= WORK INSTRUCTIONS =
The string "probA" may appear in lines of the listing. Report each line where it does.

= DATA UNDER STUDY =
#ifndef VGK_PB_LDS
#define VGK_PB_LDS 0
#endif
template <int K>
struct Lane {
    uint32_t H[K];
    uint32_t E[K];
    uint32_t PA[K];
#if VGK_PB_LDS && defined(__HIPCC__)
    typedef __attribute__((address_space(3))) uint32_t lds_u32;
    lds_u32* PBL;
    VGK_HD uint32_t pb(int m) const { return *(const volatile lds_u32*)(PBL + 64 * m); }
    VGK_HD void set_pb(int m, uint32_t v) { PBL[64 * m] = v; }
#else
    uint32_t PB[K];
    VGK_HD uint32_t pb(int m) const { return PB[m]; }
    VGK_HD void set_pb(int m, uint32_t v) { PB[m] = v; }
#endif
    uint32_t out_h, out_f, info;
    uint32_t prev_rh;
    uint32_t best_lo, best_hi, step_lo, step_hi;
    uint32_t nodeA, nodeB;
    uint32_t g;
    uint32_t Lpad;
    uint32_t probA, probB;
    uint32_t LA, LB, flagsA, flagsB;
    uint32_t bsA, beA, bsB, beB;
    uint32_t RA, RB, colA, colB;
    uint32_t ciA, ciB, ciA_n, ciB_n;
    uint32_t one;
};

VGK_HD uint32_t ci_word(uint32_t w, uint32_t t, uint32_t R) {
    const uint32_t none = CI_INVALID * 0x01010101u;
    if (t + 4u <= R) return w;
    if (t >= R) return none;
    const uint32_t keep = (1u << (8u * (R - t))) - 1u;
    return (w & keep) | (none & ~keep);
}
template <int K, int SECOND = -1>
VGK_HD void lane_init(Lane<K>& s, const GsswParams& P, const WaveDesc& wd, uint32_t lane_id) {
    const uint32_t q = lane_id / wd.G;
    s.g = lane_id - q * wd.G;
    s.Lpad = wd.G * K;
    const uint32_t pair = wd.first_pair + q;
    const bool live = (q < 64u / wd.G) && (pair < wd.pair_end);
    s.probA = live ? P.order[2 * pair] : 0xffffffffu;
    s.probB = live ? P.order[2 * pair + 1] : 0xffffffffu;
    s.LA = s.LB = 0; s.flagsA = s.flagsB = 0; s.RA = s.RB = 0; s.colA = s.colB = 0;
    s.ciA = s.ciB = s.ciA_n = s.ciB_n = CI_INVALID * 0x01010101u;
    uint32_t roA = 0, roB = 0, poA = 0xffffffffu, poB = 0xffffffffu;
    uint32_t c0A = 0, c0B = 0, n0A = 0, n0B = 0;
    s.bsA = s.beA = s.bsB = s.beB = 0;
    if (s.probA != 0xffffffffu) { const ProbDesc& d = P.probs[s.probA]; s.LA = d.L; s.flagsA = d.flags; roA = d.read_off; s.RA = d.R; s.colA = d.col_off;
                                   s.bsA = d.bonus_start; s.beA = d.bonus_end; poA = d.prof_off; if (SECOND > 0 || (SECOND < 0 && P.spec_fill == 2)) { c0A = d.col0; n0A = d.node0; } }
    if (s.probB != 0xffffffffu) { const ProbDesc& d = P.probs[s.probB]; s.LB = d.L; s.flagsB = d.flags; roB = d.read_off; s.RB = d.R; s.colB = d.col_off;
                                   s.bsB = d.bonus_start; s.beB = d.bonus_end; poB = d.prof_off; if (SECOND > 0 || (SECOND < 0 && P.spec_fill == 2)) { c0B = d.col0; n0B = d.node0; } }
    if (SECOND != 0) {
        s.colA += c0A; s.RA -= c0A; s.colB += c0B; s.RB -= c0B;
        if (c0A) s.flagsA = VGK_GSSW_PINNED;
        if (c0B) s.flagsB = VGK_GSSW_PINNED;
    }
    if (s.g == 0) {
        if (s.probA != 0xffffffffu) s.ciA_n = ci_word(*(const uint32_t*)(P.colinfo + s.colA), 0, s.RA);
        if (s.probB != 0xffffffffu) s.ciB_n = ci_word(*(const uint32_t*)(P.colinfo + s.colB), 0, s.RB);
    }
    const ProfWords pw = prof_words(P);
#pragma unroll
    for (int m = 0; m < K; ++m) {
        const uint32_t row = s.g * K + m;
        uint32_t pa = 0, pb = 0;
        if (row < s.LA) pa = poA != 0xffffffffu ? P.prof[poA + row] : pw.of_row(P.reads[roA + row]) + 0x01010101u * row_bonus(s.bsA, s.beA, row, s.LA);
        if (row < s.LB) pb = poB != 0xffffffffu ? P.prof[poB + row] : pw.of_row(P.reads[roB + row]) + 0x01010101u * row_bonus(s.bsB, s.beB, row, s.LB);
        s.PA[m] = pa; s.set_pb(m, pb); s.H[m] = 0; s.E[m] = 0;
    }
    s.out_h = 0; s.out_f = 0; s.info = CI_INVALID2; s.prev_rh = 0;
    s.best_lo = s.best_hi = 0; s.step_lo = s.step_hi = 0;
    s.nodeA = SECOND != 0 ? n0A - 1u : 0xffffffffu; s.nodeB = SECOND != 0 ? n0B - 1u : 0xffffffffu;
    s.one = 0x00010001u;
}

= TASK OUTPUT =
    uint32_t probA, probB;
    s.probA = live ? P.order[2 * pair] : 0xffffffffu;
    if (s.probA != 0xffffffffu) { const ProbDesc& d = P.probs[s.probA]; s.LA = d.L; s.flagsA = d.flags; roA = d.read_off; s.RA = d.R; s.colA = d.col_off;
        if (s.probA != 0xffffffffu) s.ciA_n = ci_word(*(const uint32_t*)(P.colinfo + s.colA), 0, s.RA);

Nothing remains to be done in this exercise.